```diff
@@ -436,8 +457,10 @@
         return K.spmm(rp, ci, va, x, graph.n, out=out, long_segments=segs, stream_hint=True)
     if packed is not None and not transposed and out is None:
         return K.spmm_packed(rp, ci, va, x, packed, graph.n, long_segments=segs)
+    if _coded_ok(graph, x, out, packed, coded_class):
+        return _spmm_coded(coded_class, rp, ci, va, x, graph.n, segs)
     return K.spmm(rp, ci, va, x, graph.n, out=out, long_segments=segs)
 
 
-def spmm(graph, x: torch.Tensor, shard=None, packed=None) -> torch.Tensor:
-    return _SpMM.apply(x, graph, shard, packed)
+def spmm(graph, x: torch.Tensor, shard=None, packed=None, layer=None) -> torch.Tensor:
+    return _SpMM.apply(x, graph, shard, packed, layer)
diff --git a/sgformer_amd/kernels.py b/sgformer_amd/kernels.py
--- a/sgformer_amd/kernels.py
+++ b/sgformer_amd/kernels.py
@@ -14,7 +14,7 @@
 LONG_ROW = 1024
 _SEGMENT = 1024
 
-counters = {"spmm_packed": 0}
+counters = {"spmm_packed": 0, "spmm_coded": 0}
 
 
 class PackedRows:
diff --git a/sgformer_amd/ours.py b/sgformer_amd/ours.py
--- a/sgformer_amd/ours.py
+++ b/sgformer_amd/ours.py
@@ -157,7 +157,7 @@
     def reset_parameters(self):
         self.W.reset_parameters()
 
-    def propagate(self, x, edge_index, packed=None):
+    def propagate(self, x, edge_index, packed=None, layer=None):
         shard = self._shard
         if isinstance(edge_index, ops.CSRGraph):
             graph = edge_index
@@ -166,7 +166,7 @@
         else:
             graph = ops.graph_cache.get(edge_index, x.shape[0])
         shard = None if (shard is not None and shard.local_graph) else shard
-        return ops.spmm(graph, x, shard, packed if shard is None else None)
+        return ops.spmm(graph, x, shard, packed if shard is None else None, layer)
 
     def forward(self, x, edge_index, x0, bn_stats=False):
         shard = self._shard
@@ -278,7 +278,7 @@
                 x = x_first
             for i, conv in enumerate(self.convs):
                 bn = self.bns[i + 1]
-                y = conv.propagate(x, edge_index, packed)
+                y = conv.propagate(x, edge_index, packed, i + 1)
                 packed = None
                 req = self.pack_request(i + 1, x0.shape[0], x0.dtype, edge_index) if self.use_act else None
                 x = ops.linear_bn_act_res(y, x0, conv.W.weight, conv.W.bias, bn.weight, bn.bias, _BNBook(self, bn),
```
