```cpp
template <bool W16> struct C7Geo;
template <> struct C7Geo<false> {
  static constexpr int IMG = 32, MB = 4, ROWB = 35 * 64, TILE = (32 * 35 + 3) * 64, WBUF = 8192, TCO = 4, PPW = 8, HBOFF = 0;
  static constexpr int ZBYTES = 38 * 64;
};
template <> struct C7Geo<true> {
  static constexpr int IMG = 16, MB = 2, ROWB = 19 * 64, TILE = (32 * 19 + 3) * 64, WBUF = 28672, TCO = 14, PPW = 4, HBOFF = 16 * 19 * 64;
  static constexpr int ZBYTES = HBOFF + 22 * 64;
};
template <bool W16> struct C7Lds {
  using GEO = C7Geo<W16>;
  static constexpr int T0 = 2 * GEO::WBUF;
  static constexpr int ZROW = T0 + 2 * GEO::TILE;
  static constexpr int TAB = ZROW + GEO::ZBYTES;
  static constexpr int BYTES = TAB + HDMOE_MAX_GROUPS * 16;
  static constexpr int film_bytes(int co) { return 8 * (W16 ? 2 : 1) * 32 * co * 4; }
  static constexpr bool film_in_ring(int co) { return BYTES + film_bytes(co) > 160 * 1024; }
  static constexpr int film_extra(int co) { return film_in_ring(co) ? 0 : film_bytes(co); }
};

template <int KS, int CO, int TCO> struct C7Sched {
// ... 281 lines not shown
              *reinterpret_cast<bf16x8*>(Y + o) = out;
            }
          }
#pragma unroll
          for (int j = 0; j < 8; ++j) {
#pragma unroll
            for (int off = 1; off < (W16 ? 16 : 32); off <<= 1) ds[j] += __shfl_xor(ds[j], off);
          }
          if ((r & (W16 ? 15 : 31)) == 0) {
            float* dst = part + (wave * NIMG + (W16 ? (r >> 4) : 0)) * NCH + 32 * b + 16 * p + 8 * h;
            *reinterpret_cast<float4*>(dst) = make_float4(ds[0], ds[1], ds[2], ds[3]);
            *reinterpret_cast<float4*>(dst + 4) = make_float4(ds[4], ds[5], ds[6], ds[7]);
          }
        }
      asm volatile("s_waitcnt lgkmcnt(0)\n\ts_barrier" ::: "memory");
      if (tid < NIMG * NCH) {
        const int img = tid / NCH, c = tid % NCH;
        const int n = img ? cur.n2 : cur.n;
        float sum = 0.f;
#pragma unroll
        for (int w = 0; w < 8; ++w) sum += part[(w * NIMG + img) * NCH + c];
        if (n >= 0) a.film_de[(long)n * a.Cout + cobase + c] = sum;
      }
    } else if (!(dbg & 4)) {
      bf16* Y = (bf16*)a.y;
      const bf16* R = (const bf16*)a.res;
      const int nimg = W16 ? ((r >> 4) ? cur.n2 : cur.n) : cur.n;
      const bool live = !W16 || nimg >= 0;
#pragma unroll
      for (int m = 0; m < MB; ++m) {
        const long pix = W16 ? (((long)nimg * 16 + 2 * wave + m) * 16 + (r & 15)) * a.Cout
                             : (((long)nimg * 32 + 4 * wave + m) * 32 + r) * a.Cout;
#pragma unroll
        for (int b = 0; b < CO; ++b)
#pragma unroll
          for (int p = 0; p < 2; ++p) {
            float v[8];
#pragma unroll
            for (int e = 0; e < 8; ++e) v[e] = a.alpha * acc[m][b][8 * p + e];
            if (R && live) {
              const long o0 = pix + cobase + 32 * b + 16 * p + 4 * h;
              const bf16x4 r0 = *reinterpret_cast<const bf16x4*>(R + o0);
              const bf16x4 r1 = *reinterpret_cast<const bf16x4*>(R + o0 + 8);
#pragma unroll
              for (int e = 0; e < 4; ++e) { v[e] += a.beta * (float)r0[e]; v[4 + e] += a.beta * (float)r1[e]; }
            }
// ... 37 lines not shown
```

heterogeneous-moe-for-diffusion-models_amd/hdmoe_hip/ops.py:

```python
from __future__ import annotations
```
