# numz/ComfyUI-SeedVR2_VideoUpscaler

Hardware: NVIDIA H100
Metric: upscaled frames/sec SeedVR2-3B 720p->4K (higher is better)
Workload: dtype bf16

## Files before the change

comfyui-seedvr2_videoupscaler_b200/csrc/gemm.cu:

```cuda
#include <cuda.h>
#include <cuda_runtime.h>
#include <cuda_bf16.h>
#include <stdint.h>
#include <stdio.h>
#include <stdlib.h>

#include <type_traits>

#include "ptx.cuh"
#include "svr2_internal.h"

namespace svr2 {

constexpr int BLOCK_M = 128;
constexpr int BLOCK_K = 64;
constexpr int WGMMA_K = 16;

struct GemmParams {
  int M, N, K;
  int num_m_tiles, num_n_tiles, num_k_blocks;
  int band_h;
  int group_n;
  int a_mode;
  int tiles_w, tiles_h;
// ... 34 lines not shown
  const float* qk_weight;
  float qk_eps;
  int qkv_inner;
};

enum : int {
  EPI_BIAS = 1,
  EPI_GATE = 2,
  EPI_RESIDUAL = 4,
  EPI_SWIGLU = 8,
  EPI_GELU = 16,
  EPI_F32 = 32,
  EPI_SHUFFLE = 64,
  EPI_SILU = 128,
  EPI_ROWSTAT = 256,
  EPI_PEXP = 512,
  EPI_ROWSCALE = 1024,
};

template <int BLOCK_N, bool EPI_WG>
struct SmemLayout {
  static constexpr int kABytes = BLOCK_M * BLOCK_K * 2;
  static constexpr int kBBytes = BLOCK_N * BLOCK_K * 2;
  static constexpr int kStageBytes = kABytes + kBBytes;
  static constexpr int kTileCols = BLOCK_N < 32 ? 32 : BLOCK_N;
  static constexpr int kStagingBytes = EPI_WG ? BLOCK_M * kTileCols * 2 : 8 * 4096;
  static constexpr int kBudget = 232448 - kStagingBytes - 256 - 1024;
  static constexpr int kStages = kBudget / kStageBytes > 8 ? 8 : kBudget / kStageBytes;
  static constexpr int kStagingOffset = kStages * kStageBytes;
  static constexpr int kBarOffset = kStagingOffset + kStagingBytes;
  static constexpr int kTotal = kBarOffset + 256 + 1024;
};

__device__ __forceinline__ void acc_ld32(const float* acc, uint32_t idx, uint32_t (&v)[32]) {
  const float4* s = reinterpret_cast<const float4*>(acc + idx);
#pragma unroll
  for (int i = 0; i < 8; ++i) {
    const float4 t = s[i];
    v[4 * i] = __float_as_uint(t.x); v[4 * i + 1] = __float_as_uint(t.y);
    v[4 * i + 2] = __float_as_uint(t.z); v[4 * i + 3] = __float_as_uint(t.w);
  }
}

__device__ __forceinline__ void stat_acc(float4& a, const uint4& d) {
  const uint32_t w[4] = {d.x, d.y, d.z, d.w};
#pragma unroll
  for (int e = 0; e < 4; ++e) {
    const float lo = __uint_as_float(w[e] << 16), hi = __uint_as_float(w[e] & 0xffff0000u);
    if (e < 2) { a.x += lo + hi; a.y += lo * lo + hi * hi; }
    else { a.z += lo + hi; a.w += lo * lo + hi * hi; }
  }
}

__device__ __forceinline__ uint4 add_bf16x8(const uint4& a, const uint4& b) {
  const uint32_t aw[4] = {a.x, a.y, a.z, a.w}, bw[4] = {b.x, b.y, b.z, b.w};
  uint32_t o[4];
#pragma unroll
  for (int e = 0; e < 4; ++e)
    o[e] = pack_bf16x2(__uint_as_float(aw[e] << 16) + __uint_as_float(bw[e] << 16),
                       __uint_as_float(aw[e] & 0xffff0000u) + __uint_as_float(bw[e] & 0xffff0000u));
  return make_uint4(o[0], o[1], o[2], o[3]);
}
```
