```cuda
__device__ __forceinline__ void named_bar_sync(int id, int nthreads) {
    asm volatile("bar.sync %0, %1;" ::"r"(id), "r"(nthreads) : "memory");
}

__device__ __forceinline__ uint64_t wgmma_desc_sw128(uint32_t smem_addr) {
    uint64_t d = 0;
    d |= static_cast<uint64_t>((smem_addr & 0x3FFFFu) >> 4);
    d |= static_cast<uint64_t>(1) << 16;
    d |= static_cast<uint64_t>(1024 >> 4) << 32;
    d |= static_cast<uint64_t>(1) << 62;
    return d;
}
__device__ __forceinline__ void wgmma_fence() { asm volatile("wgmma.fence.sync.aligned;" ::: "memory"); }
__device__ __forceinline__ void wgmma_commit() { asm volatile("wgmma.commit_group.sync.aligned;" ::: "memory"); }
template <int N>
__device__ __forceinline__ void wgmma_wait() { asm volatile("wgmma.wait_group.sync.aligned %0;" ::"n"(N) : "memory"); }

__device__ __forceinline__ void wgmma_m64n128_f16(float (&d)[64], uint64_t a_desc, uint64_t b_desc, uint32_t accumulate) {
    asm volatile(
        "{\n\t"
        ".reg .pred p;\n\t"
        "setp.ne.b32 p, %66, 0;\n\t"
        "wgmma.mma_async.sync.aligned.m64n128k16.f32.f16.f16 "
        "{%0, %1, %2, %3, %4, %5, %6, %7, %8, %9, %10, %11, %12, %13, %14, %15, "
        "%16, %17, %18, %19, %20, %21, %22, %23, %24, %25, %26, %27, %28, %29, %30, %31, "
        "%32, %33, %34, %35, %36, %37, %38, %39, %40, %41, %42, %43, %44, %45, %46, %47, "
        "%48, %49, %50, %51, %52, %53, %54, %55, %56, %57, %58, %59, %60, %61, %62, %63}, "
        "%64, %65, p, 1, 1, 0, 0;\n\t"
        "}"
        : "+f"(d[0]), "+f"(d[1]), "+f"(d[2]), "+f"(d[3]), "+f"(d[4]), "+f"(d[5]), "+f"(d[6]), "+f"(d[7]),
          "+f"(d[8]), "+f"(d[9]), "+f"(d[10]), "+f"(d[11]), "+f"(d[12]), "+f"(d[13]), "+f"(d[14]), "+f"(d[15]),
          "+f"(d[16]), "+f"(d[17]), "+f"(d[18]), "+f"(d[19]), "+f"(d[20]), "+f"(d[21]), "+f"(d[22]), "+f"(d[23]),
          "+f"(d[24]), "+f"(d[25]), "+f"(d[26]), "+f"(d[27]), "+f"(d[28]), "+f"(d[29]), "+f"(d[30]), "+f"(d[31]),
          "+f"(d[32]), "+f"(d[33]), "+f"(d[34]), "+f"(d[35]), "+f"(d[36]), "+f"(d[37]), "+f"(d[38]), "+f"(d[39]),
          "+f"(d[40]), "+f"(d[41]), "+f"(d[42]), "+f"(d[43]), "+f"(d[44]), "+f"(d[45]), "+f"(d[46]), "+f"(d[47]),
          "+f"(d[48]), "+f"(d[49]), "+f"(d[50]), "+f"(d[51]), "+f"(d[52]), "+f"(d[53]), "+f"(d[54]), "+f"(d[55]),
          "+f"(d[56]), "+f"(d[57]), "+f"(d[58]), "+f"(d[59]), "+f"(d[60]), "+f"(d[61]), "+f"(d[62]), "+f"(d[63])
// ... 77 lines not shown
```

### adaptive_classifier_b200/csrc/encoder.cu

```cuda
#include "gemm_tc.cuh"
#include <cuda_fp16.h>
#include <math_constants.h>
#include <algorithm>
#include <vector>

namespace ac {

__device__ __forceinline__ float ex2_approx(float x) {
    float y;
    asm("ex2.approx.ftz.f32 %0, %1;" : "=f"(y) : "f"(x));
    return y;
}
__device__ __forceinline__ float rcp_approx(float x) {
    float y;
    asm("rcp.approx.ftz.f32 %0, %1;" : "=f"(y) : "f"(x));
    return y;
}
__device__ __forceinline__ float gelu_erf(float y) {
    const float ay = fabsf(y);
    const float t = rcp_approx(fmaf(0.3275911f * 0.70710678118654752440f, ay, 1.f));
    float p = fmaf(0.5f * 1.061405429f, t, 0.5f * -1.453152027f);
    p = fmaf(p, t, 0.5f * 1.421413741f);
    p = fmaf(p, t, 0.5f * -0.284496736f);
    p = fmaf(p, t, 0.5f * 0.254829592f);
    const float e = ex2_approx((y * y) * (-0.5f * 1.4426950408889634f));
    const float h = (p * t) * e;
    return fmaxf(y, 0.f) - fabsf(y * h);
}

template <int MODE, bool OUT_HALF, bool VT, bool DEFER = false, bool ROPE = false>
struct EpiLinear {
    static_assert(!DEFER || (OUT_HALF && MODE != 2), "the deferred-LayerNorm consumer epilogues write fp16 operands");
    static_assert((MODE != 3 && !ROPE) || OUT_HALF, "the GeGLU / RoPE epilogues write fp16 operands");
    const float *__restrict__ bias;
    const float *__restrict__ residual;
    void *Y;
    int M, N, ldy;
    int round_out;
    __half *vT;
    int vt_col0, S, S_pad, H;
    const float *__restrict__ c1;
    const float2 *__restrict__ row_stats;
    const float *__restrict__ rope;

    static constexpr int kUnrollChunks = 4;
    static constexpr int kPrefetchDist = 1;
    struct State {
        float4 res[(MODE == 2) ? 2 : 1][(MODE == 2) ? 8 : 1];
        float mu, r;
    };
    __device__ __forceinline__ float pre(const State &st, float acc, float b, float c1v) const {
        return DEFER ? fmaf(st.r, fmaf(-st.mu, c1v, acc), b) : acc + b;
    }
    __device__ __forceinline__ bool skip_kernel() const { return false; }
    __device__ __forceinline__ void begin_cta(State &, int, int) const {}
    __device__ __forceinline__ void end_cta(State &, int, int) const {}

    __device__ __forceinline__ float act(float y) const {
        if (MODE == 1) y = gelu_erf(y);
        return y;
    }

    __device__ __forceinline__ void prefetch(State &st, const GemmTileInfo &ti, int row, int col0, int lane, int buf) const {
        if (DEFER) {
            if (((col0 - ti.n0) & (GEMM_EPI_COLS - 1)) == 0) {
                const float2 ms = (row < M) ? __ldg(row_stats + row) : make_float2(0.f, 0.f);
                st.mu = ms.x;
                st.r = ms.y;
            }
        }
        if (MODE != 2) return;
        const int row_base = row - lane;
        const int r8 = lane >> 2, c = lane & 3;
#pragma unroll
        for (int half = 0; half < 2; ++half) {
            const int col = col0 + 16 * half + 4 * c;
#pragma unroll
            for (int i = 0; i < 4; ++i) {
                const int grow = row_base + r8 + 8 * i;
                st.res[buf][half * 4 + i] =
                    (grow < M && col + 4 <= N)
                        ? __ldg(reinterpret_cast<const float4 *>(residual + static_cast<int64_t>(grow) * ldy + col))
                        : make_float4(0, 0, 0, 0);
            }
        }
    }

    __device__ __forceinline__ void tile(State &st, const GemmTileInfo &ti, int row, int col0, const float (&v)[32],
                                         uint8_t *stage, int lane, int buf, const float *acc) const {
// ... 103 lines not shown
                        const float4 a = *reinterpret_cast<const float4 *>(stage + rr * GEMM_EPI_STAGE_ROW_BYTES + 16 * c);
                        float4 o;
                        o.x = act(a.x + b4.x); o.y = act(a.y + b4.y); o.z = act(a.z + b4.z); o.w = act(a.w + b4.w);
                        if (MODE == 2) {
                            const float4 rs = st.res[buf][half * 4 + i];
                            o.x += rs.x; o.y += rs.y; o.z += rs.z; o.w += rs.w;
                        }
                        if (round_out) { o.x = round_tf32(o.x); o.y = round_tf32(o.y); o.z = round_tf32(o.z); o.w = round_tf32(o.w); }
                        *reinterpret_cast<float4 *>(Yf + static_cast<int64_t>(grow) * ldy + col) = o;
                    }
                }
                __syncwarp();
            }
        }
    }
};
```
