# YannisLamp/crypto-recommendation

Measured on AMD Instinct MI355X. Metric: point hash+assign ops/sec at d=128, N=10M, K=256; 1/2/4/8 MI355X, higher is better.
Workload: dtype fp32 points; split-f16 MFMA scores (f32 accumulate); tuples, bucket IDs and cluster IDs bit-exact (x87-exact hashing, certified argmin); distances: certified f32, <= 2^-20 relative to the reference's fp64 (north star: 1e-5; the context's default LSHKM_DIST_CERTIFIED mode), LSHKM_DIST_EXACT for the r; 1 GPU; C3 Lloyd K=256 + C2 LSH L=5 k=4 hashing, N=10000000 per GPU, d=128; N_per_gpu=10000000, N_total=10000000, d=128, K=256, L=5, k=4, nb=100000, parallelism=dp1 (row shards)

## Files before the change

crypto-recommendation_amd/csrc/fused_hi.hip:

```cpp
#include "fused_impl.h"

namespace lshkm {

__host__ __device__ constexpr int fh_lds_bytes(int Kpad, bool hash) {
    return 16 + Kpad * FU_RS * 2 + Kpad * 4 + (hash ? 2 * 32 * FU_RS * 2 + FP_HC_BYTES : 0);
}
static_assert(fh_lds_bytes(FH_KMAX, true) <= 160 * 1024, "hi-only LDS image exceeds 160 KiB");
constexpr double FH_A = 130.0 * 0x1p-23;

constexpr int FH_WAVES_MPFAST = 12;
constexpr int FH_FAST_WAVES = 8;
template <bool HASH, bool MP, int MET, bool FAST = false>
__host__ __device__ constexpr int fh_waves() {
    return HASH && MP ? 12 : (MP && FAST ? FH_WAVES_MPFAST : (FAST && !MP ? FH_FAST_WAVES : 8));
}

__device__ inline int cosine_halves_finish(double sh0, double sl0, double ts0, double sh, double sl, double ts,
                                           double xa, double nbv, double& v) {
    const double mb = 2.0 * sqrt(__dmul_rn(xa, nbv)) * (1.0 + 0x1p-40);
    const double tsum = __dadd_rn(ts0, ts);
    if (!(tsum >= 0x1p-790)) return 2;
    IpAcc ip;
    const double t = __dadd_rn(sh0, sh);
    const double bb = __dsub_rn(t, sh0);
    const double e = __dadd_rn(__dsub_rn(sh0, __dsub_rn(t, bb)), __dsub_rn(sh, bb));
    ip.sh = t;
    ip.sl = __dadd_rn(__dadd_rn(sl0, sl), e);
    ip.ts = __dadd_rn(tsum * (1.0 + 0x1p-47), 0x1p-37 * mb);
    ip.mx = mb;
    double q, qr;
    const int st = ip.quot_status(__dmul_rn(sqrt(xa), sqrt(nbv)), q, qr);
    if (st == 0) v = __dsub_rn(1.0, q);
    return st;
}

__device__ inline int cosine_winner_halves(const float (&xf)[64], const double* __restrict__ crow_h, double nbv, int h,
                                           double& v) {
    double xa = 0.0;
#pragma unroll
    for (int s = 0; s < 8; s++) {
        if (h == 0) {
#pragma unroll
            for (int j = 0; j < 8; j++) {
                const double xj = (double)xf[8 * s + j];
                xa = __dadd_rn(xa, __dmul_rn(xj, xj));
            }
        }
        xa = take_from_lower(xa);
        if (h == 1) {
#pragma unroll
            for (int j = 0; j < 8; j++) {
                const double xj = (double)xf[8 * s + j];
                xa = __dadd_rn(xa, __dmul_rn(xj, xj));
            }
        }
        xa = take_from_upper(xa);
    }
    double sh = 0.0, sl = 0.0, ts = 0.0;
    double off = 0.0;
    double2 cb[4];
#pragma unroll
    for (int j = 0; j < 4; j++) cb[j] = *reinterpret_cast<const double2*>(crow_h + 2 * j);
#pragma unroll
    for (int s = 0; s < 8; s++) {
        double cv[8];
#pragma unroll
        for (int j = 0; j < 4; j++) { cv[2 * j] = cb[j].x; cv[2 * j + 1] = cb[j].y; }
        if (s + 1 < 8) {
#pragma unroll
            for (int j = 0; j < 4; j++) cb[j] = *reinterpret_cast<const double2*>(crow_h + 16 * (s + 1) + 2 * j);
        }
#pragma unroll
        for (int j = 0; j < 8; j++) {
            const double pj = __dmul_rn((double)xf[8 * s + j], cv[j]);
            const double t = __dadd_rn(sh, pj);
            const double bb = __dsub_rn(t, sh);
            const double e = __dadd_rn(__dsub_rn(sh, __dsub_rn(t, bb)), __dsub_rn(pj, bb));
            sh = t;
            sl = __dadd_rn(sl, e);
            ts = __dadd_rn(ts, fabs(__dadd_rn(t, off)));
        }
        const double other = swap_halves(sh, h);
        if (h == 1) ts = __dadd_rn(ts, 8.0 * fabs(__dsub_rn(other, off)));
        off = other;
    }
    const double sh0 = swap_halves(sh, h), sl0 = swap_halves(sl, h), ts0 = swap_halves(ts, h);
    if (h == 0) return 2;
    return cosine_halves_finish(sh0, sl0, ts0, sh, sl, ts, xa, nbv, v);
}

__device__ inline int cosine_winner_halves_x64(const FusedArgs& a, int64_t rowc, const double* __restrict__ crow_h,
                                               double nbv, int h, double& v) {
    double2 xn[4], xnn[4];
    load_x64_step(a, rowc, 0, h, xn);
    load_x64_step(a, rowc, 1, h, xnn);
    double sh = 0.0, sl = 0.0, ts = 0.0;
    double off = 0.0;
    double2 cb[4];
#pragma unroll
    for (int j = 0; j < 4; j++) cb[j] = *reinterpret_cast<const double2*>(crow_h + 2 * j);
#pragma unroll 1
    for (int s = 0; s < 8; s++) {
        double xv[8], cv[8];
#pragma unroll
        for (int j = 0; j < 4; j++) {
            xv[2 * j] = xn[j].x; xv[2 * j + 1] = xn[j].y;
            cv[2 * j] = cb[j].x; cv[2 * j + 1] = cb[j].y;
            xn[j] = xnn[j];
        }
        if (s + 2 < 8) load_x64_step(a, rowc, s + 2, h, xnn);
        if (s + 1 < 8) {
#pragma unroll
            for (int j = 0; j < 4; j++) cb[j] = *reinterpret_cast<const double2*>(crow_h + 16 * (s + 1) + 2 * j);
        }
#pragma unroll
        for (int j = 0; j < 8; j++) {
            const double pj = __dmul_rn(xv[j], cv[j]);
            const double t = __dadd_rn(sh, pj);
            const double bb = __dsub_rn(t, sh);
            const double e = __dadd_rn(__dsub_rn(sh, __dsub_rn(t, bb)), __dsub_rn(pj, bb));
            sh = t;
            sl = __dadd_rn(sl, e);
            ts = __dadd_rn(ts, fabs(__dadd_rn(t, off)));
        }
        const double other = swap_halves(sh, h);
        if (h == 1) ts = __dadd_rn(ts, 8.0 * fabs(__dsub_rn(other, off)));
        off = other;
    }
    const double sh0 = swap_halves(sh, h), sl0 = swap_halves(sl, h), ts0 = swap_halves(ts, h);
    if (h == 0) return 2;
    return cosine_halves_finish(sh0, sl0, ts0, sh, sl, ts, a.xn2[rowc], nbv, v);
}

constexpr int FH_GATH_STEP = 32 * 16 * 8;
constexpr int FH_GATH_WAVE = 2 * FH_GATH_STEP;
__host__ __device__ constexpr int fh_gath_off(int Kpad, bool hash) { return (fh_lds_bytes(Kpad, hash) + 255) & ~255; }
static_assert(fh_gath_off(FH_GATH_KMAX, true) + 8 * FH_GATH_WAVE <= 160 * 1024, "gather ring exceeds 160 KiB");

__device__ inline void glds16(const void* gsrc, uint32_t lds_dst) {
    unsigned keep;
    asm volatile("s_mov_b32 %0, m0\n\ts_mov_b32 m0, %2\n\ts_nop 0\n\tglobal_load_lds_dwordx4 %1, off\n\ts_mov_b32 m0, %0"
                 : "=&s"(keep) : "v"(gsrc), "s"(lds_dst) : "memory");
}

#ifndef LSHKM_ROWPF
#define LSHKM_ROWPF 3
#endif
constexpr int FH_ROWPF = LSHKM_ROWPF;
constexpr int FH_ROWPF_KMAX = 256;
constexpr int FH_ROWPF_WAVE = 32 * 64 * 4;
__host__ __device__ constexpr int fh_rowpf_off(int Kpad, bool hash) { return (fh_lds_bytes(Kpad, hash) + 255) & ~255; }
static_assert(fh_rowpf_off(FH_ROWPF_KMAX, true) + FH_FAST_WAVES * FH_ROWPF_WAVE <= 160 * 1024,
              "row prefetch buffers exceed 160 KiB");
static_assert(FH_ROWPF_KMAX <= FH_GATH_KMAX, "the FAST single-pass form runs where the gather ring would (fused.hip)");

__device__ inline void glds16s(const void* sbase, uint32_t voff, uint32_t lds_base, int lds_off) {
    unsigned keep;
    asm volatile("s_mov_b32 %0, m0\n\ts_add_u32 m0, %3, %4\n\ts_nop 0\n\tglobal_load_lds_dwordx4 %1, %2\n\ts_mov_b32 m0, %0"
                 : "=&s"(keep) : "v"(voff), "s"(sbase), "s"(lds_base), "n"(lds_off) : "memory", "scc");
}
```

┄┄┄┄┄┄┄┄┄┄

WHAT YOU ARE ASKED TO DO: Filter the material above down to the lines that hold the word "kStages".

SOLUTION TO THIS TASK:
  static constexpr int kStages = kBudget / kStageBytes > 8 ? 8 : kBudget / kStageBytes;
  static constexpr int kStagingOffset = kStages * kStageBytes;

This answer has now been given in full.